2) Le Cinéma à tous les étages

a) Un spectacle accessible à tous (ou presque)

Une précision s’impose lorsqu’on se penche sur la question du prix des places : toute activité tarifée implique nécessairement une hiérarchie des individus selon leurs moyens financiers, toute activité tarifée est nécessairement inégale. D’une part, un loisir – même bon marché – sera toujours plus accessible à un avocat qu’à un manœuvre, ce qui peut jouer sur la fréquence de la pratique ; un contremaître qui gagne 300 francs par mois est susceptible de se rendre trois fois plus au cinéma que l’ouvrier qui n’en gagne que 100. D’autre part, il existe toujours au sein des sociétés urbaines une population pour qui un sou est un sou, et qui n’ont tout simplement pas les moyens d’aller au cinéma. En 1909, Justin Godart relève qu’au Mont de piété de Lyon, une partie des prêts consentis porte sur des sommes très modestes de l’ordre de trois ou quatre francs 283 , soit l’équivalent de dix places de cinéma environ. Difficile alors d’imaginer les personnes concernées aller dépenser au spectacle le 10ème de leur emprunt pour lequel, peut-être, ils ont engagé leur matelas, c’est-à-dire leur vie.

Maintenant, si l’on compare les tarifs des établissements cinématographiques avec ceux des autres salles de spectacle, le caractère bon marché du cinéma saute aux yeux :

Tableau 6. Tarifs des salles de spectacle lyonnaises (en francs) en 1910-1914
Salle Nature du spectacle Quartier Tarif plancher Tarif plafond
Grand Théâtre Théâtre Terreaux 0,60 24
Eldorado Théâtre Guillotière 0,75 3
Horloge Concerts Brotteaux 1 3,50
Casino Café-concert Bellecour 1,50 4,50
Pathé-Grolée Cinéma Bellecour 0,75 2,50
Scala Cinéma Bellecour 0,40 1,50
Bellecour Cinéma Bellecour 0,40 1,30

De par sa politique d’exploitation, sur laquelle je reviendrai au chapitre suivant, le Pathé-Grolée, seul établissement à faire jeu égal avec une partie des salles de spectacle, constitue une exception parmi les salles de cinéma. Mais même cette salle est deux fois moins chère que le Casino-Kursaal. Les écarts sont encore plus prononcés entre la plus grande salle de café-concert et la principale salle de cinéma de la ville, la Scala. Avec le théâtre municipal, les écarts sont moins marqués (50 % d’écart tout de même). Le cinéma est moins cher car la logistique y est bien plus simple : le prix de vente puis de location des films est bien moindre que le salaire d’une troupe et la fabrication de décors.

Son caractère bon marché n’empêche pas le cinéma d’attirer aussi les catégories plus aisées.
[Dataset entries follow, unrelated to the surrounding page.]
# bastienjacquet/CudaDepthMapIntegration

Measured on AMD Instinct MI355X. Metric: Gvoxel-projections/s, higher is better.
Workload: dtype f64

## Files before the change

cudadepthmapintegration_amd/capi.py:

```python
from __future__ import annotations

import ctypes
import os
import sys
from typing import NamedTuple

import numpy as np

from . import build as _build
from .scene import GridDesc, RayPotential, Views

DMI_OK = 0
DMI_F32, DMI_F64 = 0, 1
DMI_DEPTH_AUTO, DMI_DEPTH_F32, DMI_DEPTH_F64 = 0, 1, 2
DMI_COMPONENTS_MIN_TRIANGLES, DMI_COMPONENTS_LARGEST = 0, 1

VARIANT_EXACT_DIVISION = 1
VARIANT_GENERAL_K = 2
VARIANT_FORCE_GENERAL = 16
VARIANT_NO_BRICK_CLASSES = 256
VARIANT_KEEP_BEHIND_ADDS = 1024
VARIANT_NO_INTERIOR = 2048
VARIANT_XCD_RUNS = 8192
VARIANT_ZMAJOR_SLOTS = 16384
VARIANT_PERSISTENT_ALWAYS = 32768
VARIANT_PERSISTENT_NEVER = 65536
VARIANT_NO_WINDOWS = 262144
VARIANT_WINDOWS_ALWAYS = 524288
VARIANT_COST_ORDER = 1048576
VARIANT_NO_COST_ORDER = 2097152
VARIANT_BRICK_CLASSES_ALWAYS = 131072
VARIANT_FIXED_TILE_SHAPE = 4096
VARIANT_SPATIAL_ORDER = 512
VARIANT_TILE_SHAPE = {"tk16_w5_g8_1x1": 0, "tk8_w6_g8_2x2": 32, "tk16_w5_g8_2x2": 64, "tk8_w6": 96, "tk8_w7_g8": 128, "tk16_w5_g4": 160,
                      "tk16_w6_g2": 192, "tk8_w6_g8_1x1": 224}


class GridDescC(ctypes.Structure):
    _fields_ = [("cell_dims", ctypes.c_int32 * 3), ("origin", ctypes.c_double * 3),
                ("spacing", ctypes.c_double * 3), ("grid_matrix", ctypes.c_double * 16)]


class RayPotentialC(ctypes.Structure):
    _fields_ = [("thickness", ctypes.c_double), ("rho", ctypes.c_double), ("eta", ctypes.c_double),
                ("delta", ctypes.c_double)]


class OptionsC(ctypes.Structure):
    _fields_ = [("device", ctypes.c_int32), ("grid_dtype", ctypes.c_int32), ("depth_storage", ctypes.c_int32),
                ("count_hits", ctypes.c_int32), ("kernel_variant", ctypes.c_int32), ("z_first", ctypes.c_int32),
                ("stream", ctypes.c_void_p), ("external_grid", ctypes.c_void_p)]


class TimingsC(ctypes.Structure):
    _fields_ = [("last_fuse_kernel_ms", ctypes.c_double), ("total_fuse_kernel_ms", ctypes.c_double),
                ("fuse_launches", ctypes.c_uint64), ("last_upload_ms", ctypes.c_double),
                ("last_download_ms", ctypes.c_double), ("last_cell_to_point_ms", ctypes.c_double),
                ("last_fuse_main_kernel_ms", ctypes.c_double), ("total_fuse_main_kernel_ms", ctypes.c_double)]


class InfoC(ctypes.Structure):
    _fields_ = [("n_voxels", ctypes.c_int64), ("n_views", ctypes.c_int32), ("depth_width", ctypes.c_int32),
                ("depth_height", ctypes.c_int32), ("depth_storage_in_use", ctypes.c_int32),
                ("grid_dtype", ctypes.c_int32), ("k_mode", ctypes.c_int32), ("kernel_variant", ctypes.c_int32),
                ("tiled_kernel", ctypes.c_int32), ("device_bytes", ctypes.c_uint64), ("pixels_without_depth", ctypes.c_uint64)]


class MultiOptionsC(ctypes.Structure):
    _fields_ = [("grid_dtype", ctypes.c_int32), ("depth_storage", ctypes.c_int32), ("kernel_variant", ctypes.c_int32),
                ("partition", ctypes.c_int32), ("exchange", ctypes.c_int32), ("n_slabs", ctypes.c_int32)]


class MultiInfoC(ctypes.Structure):
    _fields_ = [("world", ctypes.c_int32), ("n_local", ctypes.c_int32), ("first_rank", ctypes.c_int32),
                ("rccl_ranks", ctypes.c_int32), ("rccl_version", ctypes.c_int32), ("partition", ctypes.c_int32),
                ("exchange", ctypes.c_int32), ("n_slabs", ctypes.c_int32), ("n_voxels", ctypes.c_int64),
                ("n_views_total", ctypes.c_int64), ("n_views_local", ctypes.c_int64)]


class MultiTimingsC(ctypes.Structure):
    _fields_ = [("last_step_ms", ctypes.c_double), ("last_fuse_kernel_ms", ctypes.c_double),
                ("total_step_ms", ctypes.c_double), ("steps", ctypes.c_uint64)]


DMI_PARTITION_VIEWS, DMI_PARTITION_Z_SLABS = 0, 1
DMI_EXCHANGE_ALL_REDUCE, DMI_EXCHANGE_REDUCE_SCATTER, DMI_EXCHANGE_PEER_COPY = 0, 1, 2
DMI_UNIQUE_ID_BYTES = 128

ABI_SYMBOLS = [
    "dmi_default_options", "dmi_create", "dmi_destroy", "dmi_last_error", "dmi_add_views", "dmi_add_views_f32",
    "dmi_clear_views", "dmi_reset_grid", "dmi_upload_grid", "dmi_fuse", "dmi_fuse_range", "dmi_fuse_slab", "dmi_fuse_range_download", "dmi_synchronize",
    "dmi_download_grid_f64", "dmi_download_grid_f32", "dmi_download_hits", "dmi_grid_device_pointer",
    "dmi_get_brick_class_histogram", "dmi_get_timings", "dmi_get_info", "dmi_alloc_pinned", "dmi_free_pinned", "dmi_pcie_probe", "dmi_fp64_probe", "dmi_abi_version", "dmi_device_count",
    "dmi_color_mesh", "dmi_color_last_error", "dmi_cell_to_point", "dmi_download_point_data_f64",
    "dmi_point_data_device_pointer", "dmi_color_create", "dmi_color_destroy", "dmi_color_add_views",
    "dmi_color_clear_views", "dmi_color_process", "dmi_color_get_kernel_ms", "dmi_get_mixed_reason_histogram", "dmi_get_window_pair_count", "dmi_get_view_paths", "dmi_get_upload_kernel_ms", "dmi_sizeof_info", "dmi_sizeof_timings",
    "dmi_color_set_scratch_budget", "dmi_color_set_vertex_reorder", "dmi_color_add_views_with_depth", "dmi_color_set_depth_test",
    "dmi_iso_active_cells",
    "dmi_extract_isosurface", "dmi_download_isosurface", "dmi_get_isosurface_kernel_ms",
    "dmi_extract_isosurface_normals", "dmi_download_isosurface_normals",
    "dmi_filter_isosurface_components", "dmi_download_isosurface_regions", "dmi_get_isosurface_filter_kernel_ms",
    "dmi_get_isosurface_filter_pass_ms", "dmi_get_isosurface_filter_cas_retries",
    "dmi_smooth_isosurface", "dmi_get_isosurface_smooth_kernel_ms", "dmi_get_isosurface_smooth_pass_ms",
    "dmi_multi_default_options", "dmi_multi_view_shard", "dmi_multi_z_slab", "dmi_multi_slab_ranges", "dmi_multi_peer_chunk", "dmi_multi_create",
    "dmi_multi_get_unique_id", "dmi_multi_create_rank", "dmi_multi_destroy", "dmi_multi_last_error", "dmi_multi_add_views",
    "dmi_multi_add_views_f32", "dmi_multi_add_local_views", "dmi_multi_add_local_views_f32", "dmi_multi_clear_views", "dmi_multi_fuse", "dmi_multi_synchronize",
    "dmi_multi_download_grid_f32", "dmi_multi_download_grid_f64", "dmi_multi_get_info", "dmi_multi_get_timings",
    "dmi_multi_local_context",
]

_lib = None


class DmiError(RuntimeError):
    def __init__(self, code: int, message: str):
        super().__init__(f"dmi error {code}: {message}")
        self.code = code


def library_path() -> str:
    return _build.LIB_PATH


def load() -> ctypes.CDLL:
    global _lib
    if _lib is not None:
        return _lib
    if "torch" not in sys.modules:
        try:
            import torch
        except Exception:
            pass
    path = _build.build()
    if not os.path.exists(path):
        raise RuntimeError(f"{path} is missing: the HIP extension is required, there is no CPU fallback")
    L = ctypes.CDLL(path)
    vp, i32, dbl = ctypes.c_void_p, ctypes.c_int32, ctypes.c_double
    dp = ctypes.POINTER(ctypes.c_double)
    L.dmi_default_options.argtypes = [ctypes.POINTER(OptionsC)]
    L.dmi_default_options.restype = None
    L.dmi_create.argtypes = [ctypes.POINTER(GridDescC), ctypes.POINTER(RayPotentialC), ctypes.POINTER(OptionsC),
                             ctypes.POINTER(vp)]
    L.dmi_destroy.argtypes = [vp]
    L.dmi_destroy.restype = None
    L.dmi_last_error.argtypes = [vp]
    L.dmi_last_error.restype = ctypes.c_char_p
    L.dmi_add_views.argtypes = [vp, dp, dp, dbl, dp, dp, i32, i32, i32]
    L.dmi_add_views_f32.argtypes = [vp, ctypes.POINTER(ctypes.c_float), dp, dp, i32, i32, i32]
    L.dmi_clear_views.argtypes = [vp]
    L.dmi_reset_grid.argtypes = [vp]
    L.dmi_upload_grid.argtypes = [vp, dp]
    L.dmi_fuse.argtypes = [vp]
    L.dmi_fuse_range.argtypes = [vp, i32, i32]
    L.dmi_fuse_slab.argtypes = [vp, i32, i32]
    if hasattr(L, "dmi_fuse_range_download"):
        L.dmi_fuse_range_download.argtypes = [vp, i32, i32, vp, i32, i32]
    L.dmi_synchronize.argtypes = [vp]
    L.dmi_download_grid_f64.argtypes = [vp, dp]
    L.dmi_download_grid_f32.argtypes = [vp, ctypes.POINTER(ctypes.c_float)]
    L.dmi_download_hits.argtypes = [vp, ctypes.POINTER(ctypes.c_uint32), ctypes.POINTER(ctypes.c_uint64)]
    L.dmi_grid_device_pointer.argtypes = [vp, ctypes.POINTER(vp)]
    L.dmi_cell_to_point.argtypes = [vp]
    L.dmi_download_point_data_f64.argtypes = [vp, dp]
    L.dmi_point_data_device_pointer.argtypes = [vp, ctypes.POINTER(vp)]
    if hasattr(L, "dmi_iso_active_cells"):
        L.dmi_iso_active_cells.argtypes = [vp, ctypes.c_double, ctypes.POINTER(ctypes.c_uint64), ctypes.POINTER(ctypes.c_int64),
                                           ctypes.c_uint64]
    if hasattr(L, "dmi_extract_isosurface"):
        L.dmi_extract_isosurface.argtypes = [vp, ctypes.c_double, ctypes.POINTER(ctypes.c_uint64), ctypes.POINTER(ctypes.c_uint64)]
        L.dmi_download_isosurface.argtypes = [vp, dp, ctypes.POINTER(ctypes.c_int64)]
        L.dmi_get_isosurface_kernel_ms.argtypes = [vp, dp]
    if hasattr(L, "dmi_extract_isosurface_normals"):
        L.dmi_extract_isosurface_normals.argtypes = [vp, ctypes.c_double, ctypes.POINTER(ctypes.c_uint64), ctypes.POINTER(ctypes.c_uint64)]
        L.dmi_download_isosurface_normals.argtypes = [vp, ctypes.POINTER(ctypes.c_float)]
    if hasattr(L, "dmi_filter_isosurface_components"):
        u64p = ctypes.POINTER(ctypes.c_uint64)
        L.dmi_filter_isosurface_components.argtypes = [vp, ctypes.c_int, ctypes.c_uint64, u64p, u64p, u64p, u64p]
        L.dmi_download_isosurface_regions.argtypes = [vp, ctypes.POINTER(ctypes.c_int64), ctypes.POINTER(ctypes.c_int64)]
        L.dmi_get_isosurface_filter_kernel_ms.argtypes = [vp, dp]
        L.dmi_get_isosurface_filter_pass_ms.argtypes = [vp, dp]
        L.dmi_get_isosurface_filter_cas_retries.argtypes = [vp, u64p]
    if hasattr(L, "dmi_smooth_isosurface"):
        L.dmi_smooth_isosurface.argtypes = [vp, i32, dbl, dbl]
        L.dmi_get_isosurface_smooth_kernel_ms.argtypes = [vp, dp]
        L.dmi_get_isosurface_smooth_pass_ms.argtypes = [vp, dp]
    L.dmi_get_brick_class_histogram.argtypes = [vp, ctypes.POINTER(ctypes.c_uint64)]
    L.dmi_get_mixed_reason_histogram.argtypes = [vp, ctypes.POINTER(ctypes.c_uint64)]
    if hasattr(L, "dmi_get_window_pair_count"):
        L.dmi_get_window_pair_count.argtypes = [vp, ctypes.POINTER(ctypes.c_uint64)]
    if hasattr(L, "dmi_get_view_paths"):
        L.dmi_get_view_paths.argtypes = [vp, ctypes.POINTER(ctypes.c_uint64)]
    if hasattr(L, "dmi_get_upload_kernel_ms"):
        L.dmi_get_upload_kernel_ms.argtypes = [vp, dp, dp]
    for name in ("dmi_sizeof_info", "dmi_sizeof_timings"):
        if hasattr(L, name):
            getattr(L, name).restype = ctypes.c_size_t
    L.dmi_get_timings.argtypes = [vp, ctypes.POINTER(TimingsC)]
    L.dmi_get_info.argtypes = [vp, ctypes.POINTER(InfoC)]
    L.dmi_alloc_pinned.argtypes = [ctypes.c_size_t, ctypes.POINTER(vp)]
    L.dmi_free_pinned.argtypes = [vp]
    L.dmi_pcie_probe.argtypes = [i32, ctypes.c_size_t, dp, dp]
    L.dmi_fp64_probe.argtypes = [i32, ctypes.c_double, dp]
    u8p = ctypes.POINTER(ctypes.c_uint8)
    L.dmi_color_mesh.argtypes = [dp, ctypes.c_int64, u8p, dp, dp, i32, i32, i32, i32, u8p, u8p, ctypes.POINTER(ctypes.c_int32)]
    L.dmi_color_create.argtypes = [i32, ctypes.POINTER(vp)]
    L.dmi_color_destroy.argtypes = [vp]
    L.dmi_color_destroy.restype = None
    L.dmi_color_add_views.argtypes = [vp, u8p, dp, dp, i32, i32, i32]
    L.dmi_color_clear_views.argtypes = [vp]
    L.dmi_color_process.argtypes = [vp, dp, ctypes.c_int64, u8p, u8p, ctypes.POINTER(ctypes.c_int32)]
    L.dmi_color_get_kernel_ms.argtypes = [vp, dp]
    L.dmi_color_set_scratch_budget.argtypes = [vp, ctypes.c_uint64]
    L.dmi_color_set_vertex_reorder.argtypes = [vp, i32]
    L.dmi_color_add_views_with_depth.argtypes = [vp, u8p, dp, dp, dp, i32, i32, i32]
    L.dmi_color_set_depth_test.argtypes = [vp, i32, ctypes.c_double]
    L.dmi_color_last_error.argtypes = []
    L.dmi_color_last_error.restype = ctypes.c_char_p
    i64, i64p, i32p = ctypes.c_int64, ctypes.POINTER(ctypes.c_int64), ctypes.POINTER(ctypes.c_int32)
    L.dmi_multi_default_options.argtypes = [ctypes.POINTER(MultiOptionsC)]
    L.dmi_multi_default_options.restype = None
    L.dmi_multi_view_shard.argtypes = [i64, i32, i32, i64p, i64p]
    L.dmi_multi_z_slab.argtypes = [i32, i32, i32, i32p, i32p]
    L.dmi_multi_slab_ranges.argtypes = [i32, i32, i32p, i32p, i32]
    if hasattr(L, "dmi_multi_peer_chunk"):
        L.dmi_multi_peer_chunk.argtypes = [i64, i32, i32, i64p, i64p]
    L.dmi_multi_create.argtypes = [ctypes.POINTER(GridDescC), ctypes.POINTER(RayPotentialC), ctypes.POINTER(MultiOptionsC),
                                   i32p, i32, ctypes.POINTER(vp)]
    L.dmi_multi_get_unique_id.argtypes = [u8p]
    L.dmi_multi_create_rank.argtypes = [ctypes.POINTER(GridDescC), ctypes.POINTER(RayPotentialC), ctypes.POINTER(MultiOptionsC),
                                        i32, i32, i32, u8p, ctypes.POINTER(vp)]
    L.dmi_multi_destroy.argtypes = [vp]
    L.dmi_multi_destroy.restype = None
    L.dmi_multi_last_error.argtypes = [vp]
    L.dmi_multi_last_error.restype = ctypes.c_char_p
    L.dmi_multi_add_views.argtypes = [vp, dp, dp, dbl, dp, dp, i32, i32, i32]
    L.dmi_multi_add_views_f32.argtypes = [vp, ctypes.POINTER(ctypes.c_float), dp, dp, i32, i32, i32]
    L.dmi_multi_add_local_views.argtypes = [vp, i32, dp, dp, dbl, dp, dp, i32, i32, i32]
    L.dmi_multi_add_local_views_f32.argtypes = [vp, i32, ctypes.POINTER(ctypes.c_float), dp, dp, i32, i32, i32]
    L.dmi_multi_clear_views.argtypes = [vp]
    L.dmi_multi_fuse.argtypes = [vp]
    L.dmi_multi_synchronize.argtypes = [vp]
    L.dmi_multi_download_grid_f32.argtypes = [vp, ctypes.POINTER(ctypes.c_float), i64p, i64p]
    L.dmi_multi_download_grid_f64.argtypes = [vp, dp, i64p, i64p]
    L.dmi_multi_get_info.argtypes = [vp, ctypes.POINTER(MultiInfoC)]
    L.dmi_multi_get_timings.argtypes = [vp, ctypes.POINTER(MultiTimingsC)]
    L.dmi_multi_local_context.argtypes = [vp, i32, ctypes.POINTER(vp)]
    from . import build as _b
    for name in ABI_SYMBOLS:
        if _b.LIB_OVERRIDE and not hasattr(L, name):
            continue
        fn = getattr(L, name)
        if fn.restype is ctypes.c_int:
            fn.restype = ctypes.c_int
    _lib = L
    return L


def pinned_empty(shape, dtype) -> np.ndarray:
    L = load()
    n = int(np.prod(shape)) * np.dtype(dtype).itemsize
    p = ctypes.c_void_p()
    rc = L.dmi_alloc_pinned(n, ctypes.byref(p))
    if rc != DMI_OK:
        raise DmiError(rc, "dmi_alloc_pinned failed")
    buf = (ctypes.c_char * n).from_address(p.value)
    return np.frombuffer(buf, dtype=dtype).reshape(shape)


def pcie_probe(device: int = 0, n_bytes: int = 256 << 20) -> tuple[float, float]:
    L = load()
    a, b = ctypes.c_double(), ctypes.c_double()
    rc = L.dmi_pcie_probe(int(device), int(n_bytes), ctypes.byref(a), ctypes.byref(b))
    if rc != DMI_OK:
        raise DmiError(rc, L.dmi_last_error(None).decode())
    return float(a.value), float(b.value)


def fp64_probe(device: int = 0, milliseconds: float = 20.0) -> float:
    L = load()
    a = ctypes.c_double()
    rc = L.dmi_fp64_probe(int(device), float(milliseconds), ctypes.byref(a))
    if rc != DMI_OK:
        raise DmiError(rc, L.dmi_last_error(None).decode())
    return float(a.value)


def device_count() -> int:
    return int(load().dmi_device_count())


def _dp(a):
    return a.ctypes.data_as(ctypes.POINTER(ctypes.c_double))
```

La Scala et le Pathé-Grolée ont ainsi un éventail de tarif aussi large – une différence de un à trois entre tarif plancher et tarif plafond – que les grandes salles de spectacle, hors le Grand Théâtre.

Accessible par ses tarifs, le cinéma l’est tout autant par ses horaires. Les salles de théâtre et de café-concert n’assurent en effet, à l’exception du dimanche, que des représentations en soirée. Les premières salles de cinéma sont ouvertes toute la journée, de 14 heures à 22 heures sans interruption, et peuvent donc accueillir un public bien plus large. Avec l’allongement des séances et l’abandon par certaines salles du spectacle permanent, la représentation de l’après-midi reste quotidienne. Car le nombre de représentations n’influe que très peu sur les charges, contrairement évidemment aux spectacles vivants où il faut rétribuer acteurs et machinistes.

Notes
283.

Godart Justin, Travailleurs et métiers lyonnais, Lyon, Cumin et Masson, 1909, page 341.

284.

Annuaire du Tout-Lyon, années 1911 et 1914, et INSTITUT LUMIERE : Programme du cinéma Grolée daté du 19 août 1910.